Au moment où s’ouvre Parcoursup, le sociologue des sciences et député LFI Arnaud Saint-Martin décrit dans cette tribune l’essor du « business honteux » de l’enseignement supérieur privé. Et pointe la responsabilité de l’Etat.

Alors que pas moins de 60 universités sur 75 pourraient se retrouver en déficit d’ici la fin de l’année prochaine, alors que le coût de la vie étudiante augmente, alors que les budgets de la recherche stagnent ou diminuent irrésistiblement d’année en année, la casse de l’université publique permet le colossal essor de l’enseignement supérieur privé lucratif. Un roc, un pic, un cap, une péninsule : jamais ce secteur n’a été si proéminent et si bien portant, engloutissant tout sur son passage, y compris les étudiants les plus précaires qui oseraient s’y aventurer.

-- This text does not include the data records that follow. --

static int run_pipeline(struct SLAEncoder* e, int preset_blocks)
{
  const int trace = e->trace;
  const double t_begin = now_ms();
  const uint32_t C = e->wave_format.num_channels;
  actx_t a;
  uint32_t c, i;
  double t_host = 0.0, t0;
  int rc = 0, tail_queued = 0;
  memset(&a, 0, sizeof(a));
  a.ev = e->ev + 2;

  e->fallback_groups = 0; e->host_planned = 0; e->blocks_exact = 0; e->cert_broken = 0; e->audit_ok = 0; e->audit_bad = 0;
  e->expanded_chunks = 0;
  e->image_valid = 0;
  memset(e->ltm_stat, 0, sizeof(e->ltm_stat));
  e->ltm_cert_now = (e->ltm_cert && e->device_ltm && sla_hip_ltm_cert_supported(slai_fft_plan_size(e->fft)));
  e->cert_now = (e->block_cert && !(e->fuse_lattice && e->encode_param.parcor_order <= 64) && !e->tune.lpc_blocks_chains
                 && sla_hip_search_exact_lags(e->encode_param.parcor_order) != 0);
  a.trace = trace; a.t_begin = t_begin;
  a.fast_rice = (!preset_blocks && e->device_ltm && e->single_tail);
  if (!preset_blocks) {
    e->num_blocks = 0;
    if ((rc = pipeline_prepare(e, &a)) != 0) { actx_free(&a); return rc; }
  } else {
    extern uint32_t sla_hip_lattice_chunk_samples(uint32_t order);
    const uint32_t cs = sla_hip_lattice_chunk_samples(e->encode_param.parcor_order);
    uint32_t woff;
    a.blocks_bound = e->num_blocks;
    for (i = 0; i < e->num_blocks; i++) {
      a.lchunks_bound += C * (e->blk[i].nsmpl / cs + 2);
      if (e->blk[i].type != SLAI_BLK_SILENT && (rc = window_offset(e, e->blk[i].nsmpl, &woff)) != 0) { actx_free(&a); return rc; }
    }
    if ((rc = pin_reserve(&e->h_cands, 64)) != 0 || (rc = pin_reserve(&e->h_groups, 64)) != 0) { actx_free(&a); return rc; }
  }
  {
    const size_t nslots = (size_t)a.blocks_bound * C + 1;
    const size_t nsf1 = (size_t)a.nsf + 1;
    if (host_reserve(&e->w_job_blk, sizeof(uint32_t) * nslots) != 0 || host_reserve(&e->w_job_ch, sizeof(uint32_t) * nslots) != 0
        || host_reserve(&e->w_job_grp, sizeof(uint32_t) * nslots) != 0 || host_reserve(&e->w_grp_of_slot, sizeof(uint32_t) * nslots) != 0
        || host_reserve(&e->w_parts, sizeof(uint32_t) * nsf1 * SLAI_MAX_NODES) != 0
        || host_reserve(&e->w_nparts, sizeof(uint32_t) * nsf1) != 0 || host_reserve(&e->w_status, sizeof(int) * nsf1) != 0) {
      actx_free(&a); return SLA_APIRESULT_NG;
    }
    a.job_blk = (uint32_t*)e->w_job_blk.ptr; a.job_ch = (uint32_t*)e->w_job_ch.ptr; a.job_grp = (uint32_t*)e->w_job_grp.ptr;
    a.grp_of_slot = (uint32_t*)e->w_grp_of_slot.ptr; a.parts = (uint32_t*)e->w_parts.ptr;
    a.nparts = (uint32_t*)e->w_nparts.ptr; a.status = (int*)e->w_status.ptr;
    memset(a.nparts, 0, sizeof(uint32_t) * nsf1);
// ... 110 lines not shown
  memset(e->kernel_ms, 0, sizeof(e->kernel_ms));
  if (rc == 0) {
    const unsigned long long* sp = sp_host;
    int rate_khz = e->wall_clock_khz;
    if (rate_khz <= 0) {
      rate_khz = 100000;
      (void)hipDeviceGetAttribute(&rate_khz, hipDeviceAttributeWallClockRate, e->device);
      if (rate_khz <= 0) { rate_khz = 100000; }
      e->wall_clock_khz = rate_khz;
    }
    if (copied && e->ltm_cert_now) {
      const uint32_t* lc = (const uint32_t*)(sp + SPAN_ULLS);
      for (c = 0; c < a.nchunks; c++) {
        e->ltm_stat[0] += a.ck[c].bg_hi - a.ck[c].bg_lo; e->ltm_stat[2] += lc[4 * c + 1];
        e->ltm_stat[3] += lc[4 * c + 2]; e->ltm_stat[4] += lc[4 * c + 3];
      }
      e->ltm_stat[1] = e->ltm_stat[0] - e->ltm_stat[2];
      e->audit_ok += e->ltm_stat[3]; e->audit_bad += e->ltm_stat[4];
      if (e->ltm_stat[4] != 0) { e->cert_broken = 1; rc = SLA_APIRESULT_NG; }
    }
    if (copied) {
      for (c = 0; c < a.nchunks; c++) {
        for (i = 0; i < 4; i++) {
          const unsigned long long st = ~sp[(c * 4 + i) * 2], en = sp[(c * 4 + i) * 2 + 1];
          if (en != 0 && en > st) { e->kernel_ms[i] += (float)((double)(en - st) / (double)rate_khz); }
        }
      }
    }
  }
  }
  TRACE("all streams idle", 0);
  if (rc == 0) {
    if (a.fast_rice) {
      home_ctx_t hc;
      hc.e = e; hc.a = &a;
      parallel_for(e->pool, a.njobs, rice_home_one, &hc);
    } else {
      finish_rice(e, &a);
    }
    e->timing[0] = preset_blocks ? 0.f : ev_ms(e->ev[0], e->ev[1]);
    e->timing[5] = (float)t_host;
    for (c = 0; c < a.nchunks; c++) {
      hipEvent_t* ev = a.ev + (size_t)c * EV_PER_CHUNK;
      if (!preset_blocks) { e->timing[1] += ev_ms(ev[EV_SEARCH_S], ev[EV_SEARCH_E]); }
      e->timing[2] += ev_ms(ev[EV_LPCB_S], ev[EV_LPCB_E]);
      e->timing[3] += ev_ms(ev[EV_LPCB_E], ev[EV_LAT_E]);
      e->timing[8] += ev_ms(ev[EV_ACF_S], ev[EV_ACF_E]);
      if (!e->single_tail || c == a.nchunks - 1) { e->timing[4] += ev_ms(ev[EV_TAIL_S], ev[EV_TAIL_E]); }
    }
    e->timing[9] = (float)a.nchunks;
    e->tail_launches = (e->single_tail) ? 1u : a.nchunks;
    e->timing[10] = (float)e->fallback_groups;
    e->timing[11] = (float)a.exact;
  }
  TRACE("Rice parameters stored", 0);
  actx_free(&a);
  TRACE("returning", 0);
  return rc;
}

Dans l’ambiance dynamique et pédante des salons d’orientation pour étudiants, les stands (al) loués aux formations privées (qu’elles paient parfois une petite fortune) fleurissent et se multiplient, se mêlant astucieusement aux formations publiques, en en arborant les mêmes insignes et les mêmes sigles, ne formant qu’un immense essaim d’hypothèses de chemins de vie, dans lequel il est de plus en plus aisé de se faire piquer. Les formations privées les plus obscures dépensent une petite fortune pour être présentes à ces salons, tout comme elles le font sur la plateforme de désorientation et de sélection qu’est Parcoursup.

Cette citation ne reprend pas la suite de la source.